# Data NTs vs. Idea NTs



## DefLeppardTShirt (Oct 22, 2010)

As a very strong ENTP, I often myself at odds with other ENTPs who seem to have their heads in the clouds. I've noticed I'm not alone. Many of the NTs I know, including some ENTPs, like to research the hell out of a topic, pull out every last bit of data, and develop encyclopedic knowledge of that topic. And because were Es, we don't STFU about it either. I love challenging conventional wisdom, and creating new ways of doing things, and have no respect for hierarchies. But yet, I find myself clashing with the idea-driven NTs who often dream up ideas with no data to see if their idea can fit any kind of reality.

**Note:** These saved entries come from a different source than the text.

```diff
@@ -1230,16 +1329,28 @@
     int act_cur = *reinterpret_cast<const int *>(act_ptr);
     int act_next = *reinterpret_cast<const int *>(act_ptr + (size_t)min(1, T - 1) * act_stride);
     q_wave_sync();
+    QCmd cmd_ahead;
+    cmd_ahead.hdg = cmd_ahead.spd = 0.0; cmd_ahead.arm = cmd_ahead.launch = false;
+    int cmd_bits = 0;
+    if constexpr (OWT) {
+        const int f0 = quad_decode_cmd(act_cur, m, has_act & (active && !ar.done) & (m.alive != 0) & (T > 0), cmd_ahead);
+        act_fault |= f0;
+        cmd_bits = (cmd_ahead.arm ? 1 : 0) | (cmd_ahead.launch ? 2 : 0);
+    }
+#ifdef HH_PROFILE_PHASES
+    sym_ = __builtin_readcyclecounter();
+#endif
     for (int t = 0; t < T; t++) {
         StepOut so;
         int8_t act[4];
         const bool was_running = active && !ar.done;
-        hh_act_unpack(act_cur, act, act_fault, has_act & was_running & (m.alive != 0));
+        if constexpr (!OWT) hh_act_unpack(act_cur, act, act_fault, has_act & was_running & (m.alive != 0));
+        else { cmd_ahead.arm = (cmd_bits & 1) != 0; cmd_ahead.launch = (cmd_bits & 2) != 0; }
         QPosMail *posmail = nullptr;
         const QAheadMail *ahdmail = nullptr;
         if constexpr (OWT) { posmail = &mbx.pos; ahdmail = &mbx.ahead; }
         const int amask_before = tb.amask;
-        tick_quad<(W >= 2), DUAL, OWT>(c, sh, tid, g, s, base, active, helper, m, ar, act, tb, pub, nbc, tg, so, evm_last, posmail, ahdmail, pre HH_PROF_PASS);
+        tick_quad<(W >= 2), DUAL, OWT>(c, sh, tid, g, s, base, active, helper, m, ar, act, cmd_ahead, tb, pub, nbc, tg, so, evm_last, posmail, ahdmail, pre HH_PROF_PASS);
         const int done_now = ar.done;
         if constexpr (TWO && !OWT) {
             if (!helper && s < 2) mail_post(mbx.mail[t & 1], g * 2 + s, tb, pub, m, so, done_now);
@@ -1296,8 +1407,31 @@
                                ((was_running ? 1 : 0) << 26) | ((amask_stats & 0xf) << 27);
             mbx.slim.rew[tid] = so.reward;
             if (tid == 0) mbx.slim.full = reset_tick ? 1 : 0;
+            {
+                int w_next = act_cur;
+                asm volatile("" : "+v"(w_next) : : "memory");
+                const int f1 = quad_decode_cmd(w_next, m, has_act & (active && !ar.done) & (m.alive != 0) & (t + 1 < T), cmd_ahead);
+                act_fault |= f1;
+                cmd_bits = (cmd_ahead.arm ? 1 : 0) | (cmd_ahead.launch ? 2 : 0);
+                asm volatile("" : "+v"(cmd_ahead.hdg), "+v"(cmd_ahead.spd), "+v"(cmd_bits));
+            }
             HH_PROF(9);
+#ifdef HH_PROFILE_PHASES
+            const int cls_ = reset_tick ? 3 : ((mbx.pos.prof_q & 2) ? 2 : (mbx.pos.prof_q & 1));
+            if (tid == 0) mbx.pos.prof_cls = cls_;
+            const unsigned long long sxm_ = mbx.pos.prof_tx[0], sxa_ = mbx.pos.prof_tx[1];
+            const unsigned long long cy0_ = __builtin_readcyclecounter();
+#endif
             __syncthreads();
+#ifdef HH_PROFILE_PHASES
+            {
+                const unsigned long long cy1_ = __builtin_readcyclecounter();
+                HH_PROF_CLS_ADD(scls_, 0, cls_, 1); HH_PROF_CLS_ADD(scls_, 4, cls_, cy1_ - cy0_);
+                HH_PROF_CLS_ADD(scls_, 8, cls_, sxm_ - sym_);
+                HH_PROF_CLS_ADD(scls_, 12, cls_, cy0_ - sxa_);
+                sym_ = cy1_;
+            }
+#endif
             HH_PROF(13);
             const unsigned long long m_tk = mbx.tab.tk[tid];
             const double m_sx = mbx.tab.sx[tid], m_sy = mbx.tab.sy[tid], m_uc = mbx.tab.uc[tid], m_us = mbx.tab.us[tid];
@@ -1354,6 +1488,12 @@
         HH_PROF(10);
     }
     HH_PROF_FLUSH;
+#ifdef HH_PROFILE_PHASES
+    if constexpr (OWT) if (tid == 0) {
+        for (int k_ = 0; k_ < 8; k_++) atomicAdd(&hh_prof_class[k_], scls_[k_]);
+        for (int k_ = 0; k_ < 8; k_++) atomicAdd(&hh_prof_class[16 + k_], scls_[8 + k_]);
+    }
+#endif
     if (active) {
         unit_store(P, U, u, m);
         if (s == 0) {
```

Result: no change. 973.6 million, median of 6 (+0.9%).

Data NTs, like me, seem to do ok in big corporations, even though we hate structure. Think the chaotic world of tech companies makes this easier. But Idea NTs seem much better suited to entrepreneurship, and really clash with larger corporate cultures. Data NTs seem to be analysts, while Idea NTs seem to be architects. Same people might say Data NTs could be INTJs, but I'm no I, and definitely not a J. I think this is a distinction in preference that MBTI overlooks, and can impact career choices. Have others experienced this?


----------



## aef8234 (Feb 18, 2012)

Are we going to make more lines? Like subgroups of idea NTs <Potential NTs and Plan NTs> and Data NTs <Statistic NTs and Repetition NTs>?


----------



## thedoodle (Oct 6, 2014)

I would like a precise definition of what you perceive the subgroups "Data-NT" and "Idea-NT" to be exactly.


----------



## Tezcatlipoca (Jun 6, 2014)

I think this might be similar to an empiricist/rationalist dichotomy and I agree that rationalists are frustrating because they all to often use their "logic" to justify their own subjective prejudices.


----------



## Grandalf (Jun 7, 2014)

Ideas are our end. Data is simply a means.

At least for me. erc2:


----------



## SilverFalcon (Dec 18, 2014)

DefLeppardTShirt said:


> As a very strong ENTP, I often myself at odds with other ENTPs who seem to have their heads in the clouds. I've noticed I'm not alone. Many of the NTs I know, including some ENTPs, like to research the hell out of a topic, pull out every last bit of data, and develop encyclopedic knowledge of that topic. And because were Es, we don't STFU about it either. I love challenging conventional wisdom, and creating new ways of doing things, and have no respect for hierarchies. But yet, I find myself clashing with the idea-driven NTs who often *dream up ideas with no data* to see if their idea can fit any kind of reality.
> 
> Data NTs, like me, seem to do ok in big corporations, even though we hate structure. Think the chaotic world of tech companies makes this easier. But Idea NTs seem much better suited to entrepreneurship, and really clash with larger corporate cultures. *Data NTs seem to be analysts*, while Idea NTs seem to be architects. Same people might say Data NTs could be INTJs, but I'm no I, and definitely not a J. I think this is a distinction in preference that MBTI overlooks, and can impact career choices. Have others experienced this?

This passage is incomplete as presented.